Repeat exactly the lines from the start of the entries below through the line containing "if (cfg.triangles_per_leaf == 0)". Omit the rest.

Data records

▼

bool Renderer::init(const SceneData& scene, std::string& err, int& code)
{
    code = MI355RT_E_INVALID;
    if (cfg.recursions == 0 && cfg.spread == 0) { cfg.recursions = 2; cfg.spread = 1; }
    if (cfg.spread == 0) cfg.spread = 1;
    if (cfg.triangles_per_leaf == 0) cfg.triangles_per_leaf = MI355RT_DEFAULT_TRIANGLES_PER_LEAF;
    if (cfg.width == 0 || cfg.height == 0) { err = "width and height must be non-zero"; return false; }
    if ((uint64_t)cfg.width * cfg.height > 0x7FFFFFFFull / 4) { err = "image too large"; return false; }
    if (cfg.recursions > kMaxRecursions) { err = "recursions > 3 not supported"; return false; }
    if (scene.cameras.empty()) { err = "scene has no camera"; return false; }
    if (scene.tri_geom.size() * 9 != scene.tri_verts.size()) { err = "tri_verts / tri_geom size mismatch"; return false; }
    for (uint32_t g : scene.tri_geom) if (g >= scene.materials.size()) { err = "tri_geom entry out of range"; return false; }
    for (auto& m : scene.materials) if (m.kind == 1 && m.tex_id >= scene.textures.size()) { err = "material texture id out of range"; return false; }
    if (scene.tri_geom.size() >= (1u << 26)) { err = "too many triangles"; return false; }
    {
        uint64_t count = 1, first = 0;
        for (uint32_t l = 0; l <= cfg.recursions; ++l) {
            level_first[l] = (uint32_t)first; first += count; count *= (uint64_t)cfg.spread * (cfg.recursions - l);
            if (first > 0xFFFF) { err = "radiance tree too large (spread * recursions)"; return false; }
        }
        for (uint32_t l = cfg.recursions + 1; l <= kMaxLevels; ++l) level_first[l] = (uint32_t)first;
        nodes_per_sample = (uint32_t)first;
    }
    if (cfg.stripe_world <= 1) { cfg.stripe_world = 1; cfg.stripe_rank = 0; }
    if (cfg.stripe_rows == 0) cfg.stripe_rows = MI355RT_DEFAULT_STRIPE_ROWS;
    if (cfg.stripe_rank >= cfg.stripe_world) { err = "stripe_rank >= stripe_world"; return false; }

    code = MI355RT_E_NO_DEVICE;
    int ndev = 0;
    hipError_t e = hipGetDeviceCount(&ndev);
    if (e != hipSuccess || ndev <= 0) { err = std::string("no HIP device available (") + hipGetErrorString(e) + "); this library has no CPU fallback"; return false; }
    if (cfg.device < 0 || cfg.device >= ndev) { err = "HIP device ordinal out of range"; return false; }
    auto bail = [&]() { err = last_error; return false; };
    if (!bind()) return bail();
    hipDeviceProp_t prop;
    if (hipGetDeviceProperties(&prop, cfg.device) != hipSuccess) { err = "hipGetDeviceProperties failed"; return false; }
    num_cus_ = prop.multiProcessorCount > 0 ? prop.multiProcessorCount : 256;
    if (hipStreamCreateWithFlags(&stream_, hipStreamNonBlocking) != hipSuccess) { err = "hipStreamCreate failed"; return false; }
    if (hipEventCreate(&ev_begin_) != hipSuccess || hipEventCreate(&ev_end_) != hipSuccess) { err = "hipEventCreate failed"; return false; }

    ntri = scene.ntri();
    nlights_ = (uint32_t)scene.lights.size();
    camera = Camera::from_orientation_matrix(cfg.width, cfg.height, Matrix::from_array(scene.cameras[0].orientation), scene.cameras[0].fov_deg);

    const auto t_bvh = std::chrono::steady_clock::now();
    bool on_device = false;
    if (cfg.flags & MI355RT_FLAG_DEVICE_LBVH) {
        std::string why; double ms[2];
        on_device = build_bvh_device(scene.tri_verts.data(), scene.tri_geom.data(), ntri, bvh, why, ms);
        if (on_device) { lbvh_device_ms_ = ms[0]; }
        else last_error = "device LBVH not used (" + why + "): host SAH build instead";
    }
    if (!on_device) build_bvh(scene.tri_verts.data(), scene.tri_geom.data(), ntri, bvh);
    bvh_on_device_ = on_device;
    wide_ = false;
    if (kernels_walk_wide_nodes()) {
        build_wide(bvh);
        if (!bvh.nodes4.empty()) wide_ = true;
        else if (bvh.root >= 0) { err = "this build's kernels walk the 4-wide tree, which does not serve this scene"; code = MI355RT_E_INVALID; return false; }
    }
    build_ms_[0] = std::chrono::duration<double, std::milli>(std::chrono::steady_clock::now() - t_bvh).count();
    collect_cull_boxes();
    if (bvh.max_depth > kBvhMaxDepth) { err = "internal: BVH deeper than the traversal stack"; code = MI355RT_E_INVALID; return false; }
    std::vector<float> normals((size_t)std::max(ntri, 1u) * 4, 0.0f);
    for (uint32_t t = 0; t < ntri; ++t) {
        const float* v = &scene.tri_verts[9 * (size_t)t];
        Vec3 v0(v[0], v[1], v[2]), v1(v[3], v[4], v[5]), v2(v[6], v[7], v[8]);
        Vec3 n = cross(v1 - v0, v2 - v0).normalized();
        normals[4 * (size_t)t] = n.x; normals[4 * (size_t)t + 1] = n.y; normals[4 * (size_t)t + 2] = n.z;
        uint32_t g = scene.tri_geom[t];
        std::memcpy(&normals[4 * (size_t)t + 3], &g, 4);
    }
    std::vector<float> table4;
    build_sample_table(table4);
    void* d_nodes = nullptr; void* d_tris = nullptr; void* d_normals = nullptr; void* d_table = nullptr;
    DMaterial* d_mats = nullptr; DLight* d_lights = nullptr; DTexture* d_tex = nullptr; float* d_texels = nullptr;
    if (wide_ ? !upload(d_nodes, bvh.nodes4.data(), bvh.nodes4.size() * sizeof(BvhNode4)) : !upload(d_nodes, bvh.nodes.data(), bvh.nodes.size() * sizeof(BvhNode))) return bail();
    if (!upload(d_tris, bvh.tris.data(), bvh.tris.size() * sizeof(BvhTri))) return bail();
    if (!upload(d_normals, normals.data(), normals.size() * sizeof(float))) return bail();
    if (!upload(d_table, table4.data(), table4.size() * sizeof(float))) return bail();
    std::vector<DMaterial> mats(std::max<size_t>(scene.materials.size(), 1));
    for (size_t i = 0; i < scene.materials.size(); ++i) {
        const MaterialData& m = scene.materials[i];
        mats[i] = DMaterial{ m.rgb[0], m.rgb[1], m.rgb[2], m.kind == 1 ? (0x80000000u | m.tex_id) : 0u };
    }
    if (!upload(d_mats, mats.data(), mats.size() * sizeof(DMaterial))) return bail();
    std::vector<DLight> lights(std::max<size_t>(scene.lights.size(), 1));
    for (size_t i = 0; i < scene.lights.size(); ++i) {
        const LightData& l = scene.lights[i];
        lights[i] = DLight{ l.pos[0], l.pos[1], l.pos[2], l.color[0], l.color[1], l.color[2], 0.0f, 0.0f };
    }
    float* d_light_maps = nullptr; uint32_t light_map_res = 0;
    if (!scene.lights.empty() && scene.lights.size() <= 8 && ntri > 0 && !getenv("MI355RT_NO_LIGHT_MAP")) {
        const auto t_lm = std::chrono::steady_clock::now();
        double diag2 = 0.0;
        { float mn[3] = { 3e38f, 3e38f, 3e38f }, mx[3] = { -3e38f, -3e38f, -3e38f };
          for (size_t i = 0; i < scene.tri_verts.size(); ++i) { const int a = (int)(i % 3); mn[a] = std::min(mn[a], scene.tri_verts[i]); mx[a] = std::max(mx[a], scene.tri_verts[i]); }
          for (int a = 0; a < 3; ++a) diag2 += ((double)mx[a] - mn[a]) * ((double)mx[a] - mn[a]); }
        const double pad = 2e-4 * std::sqrt(diag2) + 1e-7;
        uint32_t res = 512;
        while (res > 16 && (size_t)6 * res * res * 4 * scene.lights.size() > ((size_t)64 << 20)) res /= 2;
        const uint64_t work_cap = 4ull << 20;
        for (const LightData& l : scene.lights) while (res > 16 && light_map_work(scene.tri_verts.data(), ntri, l.pos, res) > work_cap) res /= 2;
        std::vector<float> all; all.reserve((size_t)6 * res * res * scene.lights.size());
        bool finite = true;
        for (size_t i = 0; i < scene.lights.size() && finite; ++i) {
            const LightData& l = scene.lights[i];
            if (!std::isfinite(l.pos[0]) || !std::isfinite(l.pos[1]) || !std::isfinite(l.pos[2])) { finite = false; break; }
            LightMap lm; build_light_map(scene.tri_verts.data(), ntri, l.pos, pad, res, lm);
            all.insert(all.end(), lm.dist2.begin(), lm.dist2.end());
            const double tail = std::max(lm.nearest - pad, 0.0);
            lights[i].tail2 = std::isfinite(tail) ? (float)std::min(tail * tail * (1.0 - 1e-6), 3.0e38) : 3.0e38f;
            if ((double)lights[i].tail2 > tail * tail) lights[i].tail2 = std::nextafterf(lights[i].tail2, 0.0f);
        }
        if (finite) {
            if (!upload(d_light_maps, all.data(), all.size() * sizeof(float))) return bail();
            light_map_res = res;
        }
        light_map_ms_ = std::chrono::duration<double, std::milli>(std::chrono::steady_clock::now() - t_lm).count();
        if (getenv("MI355RT_DEBUG_CULL")) fprintf(stderr, "[mi355rt] light maps: %zu lights, %u texels per face edge, %.1f ms\n", scene.lights.size(), light_map_res, light_map_ms_);
    }
    if (!upload(d_lights, lights.data(), lights.size() * sizeof(DLight))) return bail();
    uint32_t* d_refl_mask = nullptr; uint32_t refl_bins = 0, refl_stride = 0;
    if (ntri > 0 && cfg.recursions > 0 && !getenv("MI355RT_NO_REFLECT_MASK")) {
        double diag2 = 0.0;
        { float mn[3] = { 3e38f, 3e38f, 3e38f }, mx[3] = { -3e38f, -3e38f, -3e38f };
          for (size_t i = 0; i < scene.tri_verts.size(); ++i) { const int a = (int)(i % 3); mn[a] = std::min(mn[a], scene.tri_verts[i]); mx[a] = std::max(mx[a], scene.tri_verts[i]); }
          for (int a = 0; a < 3; ++a) diag2 += ((double)mx[a] - mn[a]) * ((double)mx[a] - mn[a]); }
        uint64_t budget = 4000000000ull;
        if (const char* e = getenv("MI355RT_REFLECT_MASK_WORK")) budget = std::strtoull(e, nullptr, 10);
        ReflMask rm;
        if (std::isfinite(diag2) && build_reflect_mask(scene.tri_verts.data(), ntri, 2e-4 * std::sqrt(diag2) + 1e-7, kReflBins, budget, rm)) {
            if (!upload(d_refl_mask, rm.words.data(), rm.words.size() * sizeof(uint32_t))) return bail();
            refl_bins = rm.bins; refl_stride = rm.stride;
            reflect_mask_info_[2] = (double)rm.clear_bits / ((double)ntri * 6.0 * rm.bins * rm.bins);
            reflect_mask_info_[3] = (double)(rm.words.size() * sizeof(uint32_t));
        }
        reflect_mask_info_[0] = (double)refl_bins; reflect_mask_info_[1] = rm.build_ms;
        if (getenv("MI355RT_DEBUG_CULL")) fprintf(stderr, "[mi355rt] reflection masks: %u bins per face edge, %.1f ms, %llu work units, %.3f of the bits clear\n", refl_bins, rm.build_ms, (unsigned long long)rm.work, reflect_mask_info_[2]);
    }
    std::vector<DTexture> tex(std::max<size_t>(scene.textures.size(), 1));
    std::vector<float> texels;
    for (size_t i = 0; i < scene.textures.size(); ++i) {
        const TextureData& t = scene.textures[i];
        if (t.rgb.size() != (size_t)t.width * t.height * 3 || t.rgb.empty()) { err = "texture size mismatch"; code = MI355RT_E_INVALID; return false; }
        tex[i] = DTexture{ t.width, t.height, texels.size() / 3 };
        texels.insert(texels.end(), t.rgb.begin(), t.rgb.end());
    }
    if (!upload(d_tex, tex.data(), tex.size() * sizeof(DTexture))) return bail();
    if (!upload(d_texels, texels.data(), texels.size() * sizeof(float))) return bail();
    dscene_.nodes = d_nodes; dscene_.tris = d_tris; dscene_.normals = d_normals; dscene_.materials = d_mats;
    dscene_.lights = d_lights; dscene_.textures = d_tex; dscene_.texels = d_texels; dscene_.table = d_table;
    dscene_.root = bvh.root; dscene_.nlights = nlights_; dscene_.ntri = ntri;
    dscene_.light_maps = d_light_maps; dscene_.light_map_res = light_map_res;
    dscene_.refl_mask = d_refl_mask; dscene_.refl_bins = refl_bins; dscene_.refl_stride = refl_stride;
    dscene_.oct_nodes = nullptr; dscene_.oct_leaf_tris = nullptr; dscene_.prim_tris = nullptr; dscene_.oct_info = nullptr; dscene_.tri_home = nullptr; dscene_.oct_single_leaf = 0u;
    std::memset(dscene_.oct_root, 0, sizeof dscene_.oct_root);
    mode_ = (cfg.flags & MI355RT_FLAG_OCTREE_SEMANTICS) ? kModeOctreeWalk : (cfg.flags & MI355RT_FLAG_TRUE_CLOSEST_HIT) ? kModeTrueClosest : kModeConfirm;
    if (mode_ != kModeTrueClosest) {
        Octree oct;
        const auto t_oct = std::chrono::steady_clock::now();
        build_octree(scene.tri_verts.data(), ntri, cfg.triangles_per_leaf, oct);
        build_ms_[1] = std::chrono::duration<double, std::milli>(std::chrono::steady_clock::now() - t_oct).count();
        oct_stats_[0] = (uint32_t)oct.nodes.size(); oct_stats_[1] = oct.inner; oct_stats_[2] = oct.leaves;
        oct_stats_[3] = oct.empty_leaves; oct_stats_[4] = oct.max_depth; oct_stats_[5] = (uint32_t)oct.leaf_tris.size();
        std::vector<BvhTri> prim_tris(std::max(ntri, 1u));
        std::memset(prim_tris.data(), 0, prim_tris.size() * sizeof(BvhTri));
        for (uint32_t t = 0; t < ntri; ++t) {
            const float* v = &scene.tri_verts[9 * (size_t)t];
            for (int a = 0; a < 3; ++a) { prim_tris[t].v0[a] = v[a]; prim_tris[t].e1[a] = v[3 + a] - v[a]; prim_tris[t].e2[a] = v[6 + a] - v[a]; }
            prim_tris[t].prim = t; prim_tris[t].geom = scene.tri_geom[t];
        }
        void* d_oct = nullptr; uint32_t* d_leaf = nullptr; void* d_ptris = nullptr;
        if (!upload(d_oct, oct.nodes.data(), oct.nodes.size() * sizeof(OctNodeFlat))) return bail();
        if (!upload(d_leaf, oct.leaf_tris.data(), oct.leaf_tris.size() * 4)) return bail();
        if (!upload(d_ptris, prim_tris.data(), prim_tris.size() * sizeof(BvhTri))) return bail();
        dscene_.oct_nodes = d_oct; dscene_.oct_leaf_tris = d_leaf; dscene_.prim_tris = d_ptris;
        std::vector<int2> info(oct.nodes.size());
        std::vector<uint32_t> home(std::max(ntri, 1u), 0xFFFFFFFEu);
        for (size_t i = 0; i < oct.nodes.size(); ++i) {
            const OctNodeFlat& f = oct.nodes[i];
            if (f.first_child >= 0) { info[i].x = f.first_child; info[i].y = 0; continue; }
            info[i].x = ~(int32_t)f.tri_first; info[i].y = (int32_t)f.tri_count;
            for (uint32_t k = 0; k < f.tri_count; ++k) {
                uint32_t& h = home[oct.leaf_tris[f.tri_first + k]];
                h = h == 0xFFFFFFFEu ? (uint32_t)i : 0xFFFFFFFFu;
            }
        }
        int2* d_info = nullptr; uint32_t* d_home = nullptr;
        if (!upload(d_info, info.data(), info.size() * sizeof(int2))) return bail();
        if (!upload(d_home, home.data(), home.size() * 4)) return bail();
        dscene_.oct_info = d_info; dscene_.tri_home = d_home;
        dscene_.oct_single_leaf = (mode_ == kModeConfirm && oct.nodes.size() == 1) ? 1u : 0u;
        for (int a = 0; a < 3; ++a) { dscene_.oct_root[a] = oct.nodes[0].cmin[a]; dscene_.oct_root[3 + a] = oct.nodes[0].cmax[a]; }
    }

    const size_t npix = (size_t)cfg.width * cfg.height;
    if (!upload(d_film_sum_, nullptr, npix * 12) || !upload(d_film_sumsq_, nullptr, npix * 12) || !upload(d_film_n_, nullptr, npix * 4)) return bail();
    if ((cfg.flags & MI355RT_FLAG_DIRECT_FILM) && !upload(d_film_direct_, nullptr, npix * 12)) return bail();
    if (!upload(d_ldr_, nullptr, npix * 4)) return bail();
    ldr_dirty_.assign(cfg.height, (uint8_t)1);
    if (hipEventCreateWithFlags(&ev_tonemap_, hipEventDisableTiming) != hipSuccess || hipEventCreateWithFlags(&ev_gather_, hipEventDisableTiming) != hipSuccess) { err = "hipEventCreate failed"; return false; }
    if (hipEventCreateWithFlags(&ev_call_done_, hipEventDisableTiming) != hipSuccess || hipEventCreateWithFlags(&ev_spec_done_, hipEventDisableTiming) != hipSuccess
        || hipStreamCreateWithFlags(&read_stream_, hipStreamNonBlocking) != hipSuccess) { err = "hipEventCreate / hipStreamCreate failed"; return false; }
    std::vector<uint32_t> all(cfg.height);
    for (uint32_t r = 0; r < cfg.height; ++r) {
        all[r] = r;
        if ((r / cfg.stripe_rows) % cfg.stripe_world == cfg.stripe_rank) owned_rows.push_back(r);
    }
    if (!upload(d_all_rows_, all.data(), all.size() * 4)) return bail();
    if (!upload(d_owned_rows_, owned_rows.data(), owned_rows.size() * 4)) return bail();
    if (!upload(d_tmp_rows_, nullptr, 64 * 4)) return bail();
    if (!upload(d_counters_, nullptr, sizeof(DCounters) * kShards)) return bail();
    if (h_counters_.alloc(sizeof(DCounters) * kShards) != hipSuccess) { err = "pinned host allocation failed"; return false; }
    std::memset(h_counters_.get(), 0, sizeof(DCounters) * kShards);
    slices_[0].stream = stream_;
    for (uint32_t i = 0; i < kMaxSlices; ++i) {
        if (i && hipStreamCreateWithFlags(&slices_[i].stream, hipStreamNonBlocking) != hipSuccess) { err = "hipStreamCreate failed"; return false; }
        if (hipEventCreateWithFlags(&slices_[i].done, hipEventDisableTiming) != hipSuccess) { err = "hipEventCreate failed"; return false; }
        if (!upload(slices_[i].d_ctrl, nullptr, kMaxRounds * kCtrlWordsPerRound * 4)) return bail();
        if (!upload(slices_[i].d_rows, nullptr, (size_t)cfg.height * 4)) return bail();
    }
    if (const char* e = getenv("MI355RT_SLICES")) { int v = atoi(e); if (v >= 1 && v <= (int)kMaxSlices) slices = (uint32_t)v; }
    if (!upload(d_debug_color_, nullptr, 16)) return bail();

    records_per_sample_ = 1;
    for (uint32_t l = 0; l <= cfg.recursions; ++l) {
        uint32_t nl = level_first[l + 1] - level_first[l];
        uint32_t nn = l < cfg.recursions ? level_first[l + 2] - level_first[l + 1] : 0;
        records_per_sample_ = std::max(records_per_sample_, nl * std::max(nlights_, 1u) + nn);
    }
    max_level_nodes_ = 1;
    for (uint32_t l = 0; l <= cfg.recursions; ++l) max_level_nodes_ = std::max(max_level_nodes_, level_first[l + 1] - level_first[l]);
    code = MI355RT_OK;
    return true;
}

▲

■ Task solution:
bool Renderer::init(const SceneData& scene, std::string& err, int& code)
{
    code = MI355RT_E_INVALID;
    if (cfg.recursions == 0 && cfg.spread == 0) { cfg.recursions = 2; cfg.spread = 1; }
    if (cfg.spread == 0) cfg.spread = 1;
    if (cfg.triangles_per_leaf == 0) cfg.triangles_per_leaf = MI355RT_DEFAULT_TRIANGLES_PER_LEAF;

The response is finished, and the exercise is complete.